#### DATA PROVIDED:

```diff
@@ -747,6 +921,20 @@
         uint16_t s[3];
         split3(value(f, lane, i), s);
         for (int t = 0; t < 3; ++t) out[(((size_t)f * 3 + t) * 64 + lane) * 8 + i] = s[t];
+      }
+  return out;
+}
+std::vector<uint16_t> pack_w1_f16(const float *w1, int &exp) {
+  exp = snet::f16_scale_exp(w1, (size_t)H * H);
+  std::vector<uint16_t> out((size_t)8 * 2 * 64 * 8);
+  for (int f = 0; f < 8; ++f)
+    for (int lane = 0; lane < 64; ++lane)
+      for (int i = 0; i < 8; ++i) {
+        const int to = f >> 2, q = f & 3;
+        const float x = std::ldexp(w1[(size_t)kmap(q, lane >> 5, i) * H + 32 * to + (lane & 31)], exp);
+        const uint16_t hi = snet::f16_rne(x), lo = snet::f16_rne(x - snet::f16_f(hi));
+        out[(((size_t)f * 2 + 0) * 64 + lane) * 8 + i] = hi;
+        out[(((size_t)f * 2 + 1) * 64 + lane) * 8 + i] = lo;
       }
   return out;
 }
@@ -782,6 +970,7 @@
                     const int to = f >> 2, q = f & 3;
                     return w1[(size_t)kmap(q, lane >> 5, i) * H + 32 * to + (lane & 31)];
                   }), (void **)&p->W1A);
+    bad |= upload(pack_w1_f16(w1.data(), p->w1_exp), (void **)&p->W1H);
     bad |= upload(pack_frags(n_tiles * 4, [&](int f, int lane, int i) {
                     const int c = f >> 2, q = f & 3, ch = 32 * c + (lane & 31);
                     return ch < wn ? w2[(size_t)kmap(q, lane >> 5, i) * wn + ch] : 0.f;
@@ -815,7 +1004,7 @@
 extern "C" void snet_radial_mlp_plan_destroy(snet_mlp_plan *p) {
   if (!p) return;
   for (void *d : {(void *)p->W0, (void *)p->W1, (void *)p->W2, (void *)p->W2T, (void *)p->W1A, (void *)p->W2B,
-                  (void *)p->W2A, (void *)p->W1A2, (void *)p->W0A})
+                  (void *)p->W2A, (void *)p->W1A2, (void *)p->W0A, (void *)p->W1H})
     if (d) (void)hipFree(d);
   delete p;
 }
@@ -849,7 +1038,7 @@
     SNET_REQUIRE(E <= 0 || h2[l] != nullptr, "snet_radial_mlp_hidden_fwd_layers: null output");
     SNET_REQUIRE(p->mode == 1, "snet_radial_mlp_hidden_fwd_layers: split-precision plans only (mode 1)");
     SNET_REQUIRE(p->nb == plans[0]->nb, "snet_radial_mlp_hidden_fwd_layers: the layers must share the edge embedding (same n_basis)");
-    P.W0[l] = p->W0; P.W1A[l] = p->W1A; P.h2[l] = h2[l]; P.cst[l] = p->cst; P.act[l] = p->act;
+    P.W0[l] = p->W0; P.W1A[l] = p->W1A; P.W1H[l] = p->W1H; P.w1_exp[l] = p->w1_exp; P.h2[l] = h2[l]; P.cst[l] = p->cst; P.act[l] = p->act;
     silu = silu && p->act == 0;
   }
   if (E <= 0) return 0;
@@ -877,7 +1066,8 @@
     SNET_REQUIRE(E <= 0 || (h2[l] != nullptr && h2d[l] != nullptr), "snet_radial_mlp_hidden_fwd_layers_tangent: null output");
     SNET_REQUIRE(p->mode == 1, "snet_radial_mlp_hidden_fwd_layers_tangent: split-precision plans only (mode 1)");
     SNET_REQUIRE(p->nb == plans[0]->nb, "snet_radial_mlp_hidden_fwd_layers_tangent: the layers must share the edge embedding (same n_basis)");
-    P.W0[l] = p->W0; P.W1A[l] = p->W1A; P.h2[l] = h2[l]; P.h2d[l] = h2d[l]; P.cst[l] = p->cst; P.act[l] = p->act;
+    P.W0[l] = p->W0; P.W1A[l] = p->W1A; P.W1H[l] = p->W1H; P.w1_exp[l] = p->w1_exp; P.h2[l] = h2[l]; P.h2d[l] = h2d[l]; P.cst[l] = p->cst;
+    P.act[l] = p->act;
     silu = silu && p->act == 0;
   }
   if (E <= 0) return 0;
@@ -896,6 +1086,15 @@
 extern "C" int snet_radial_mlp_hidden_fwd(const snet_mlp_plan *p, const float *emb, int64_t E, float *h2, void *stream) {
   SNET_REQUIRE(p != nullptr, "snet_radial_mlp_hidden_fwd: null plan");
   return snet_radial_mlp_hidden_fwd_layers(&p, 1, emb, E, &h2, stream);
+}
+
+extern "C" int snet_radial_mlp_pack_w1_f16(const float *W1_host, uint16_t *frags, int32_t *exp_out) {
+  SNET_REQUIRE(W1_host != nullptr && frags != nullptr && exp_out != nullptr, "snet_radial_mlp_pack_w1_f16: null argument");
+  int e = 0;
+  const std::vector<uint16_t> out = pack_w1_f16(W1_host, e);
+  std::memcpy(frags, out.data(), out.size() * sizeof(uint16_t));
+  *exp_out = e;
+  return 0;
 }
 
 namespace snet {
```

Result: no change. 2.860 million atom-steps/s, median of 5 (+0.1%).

#### PROBLEM:
Copy out each line of the records above that includes "edge".

#### OUTPUT FOR THIS EXERCISE:
     SNET_REQUIRE(p->nb == plans[0]->nb, "snet_radial_mlp_hidden_fwd_layers: the layers must share the edge embedding (same n_basis)");
     SNET_REQUIRE(p->nb == plans[0]->nb, "snet_radial_mlp_hidden_fwd_layers_tangent: the layers must share the edge embedding (same n_basis)");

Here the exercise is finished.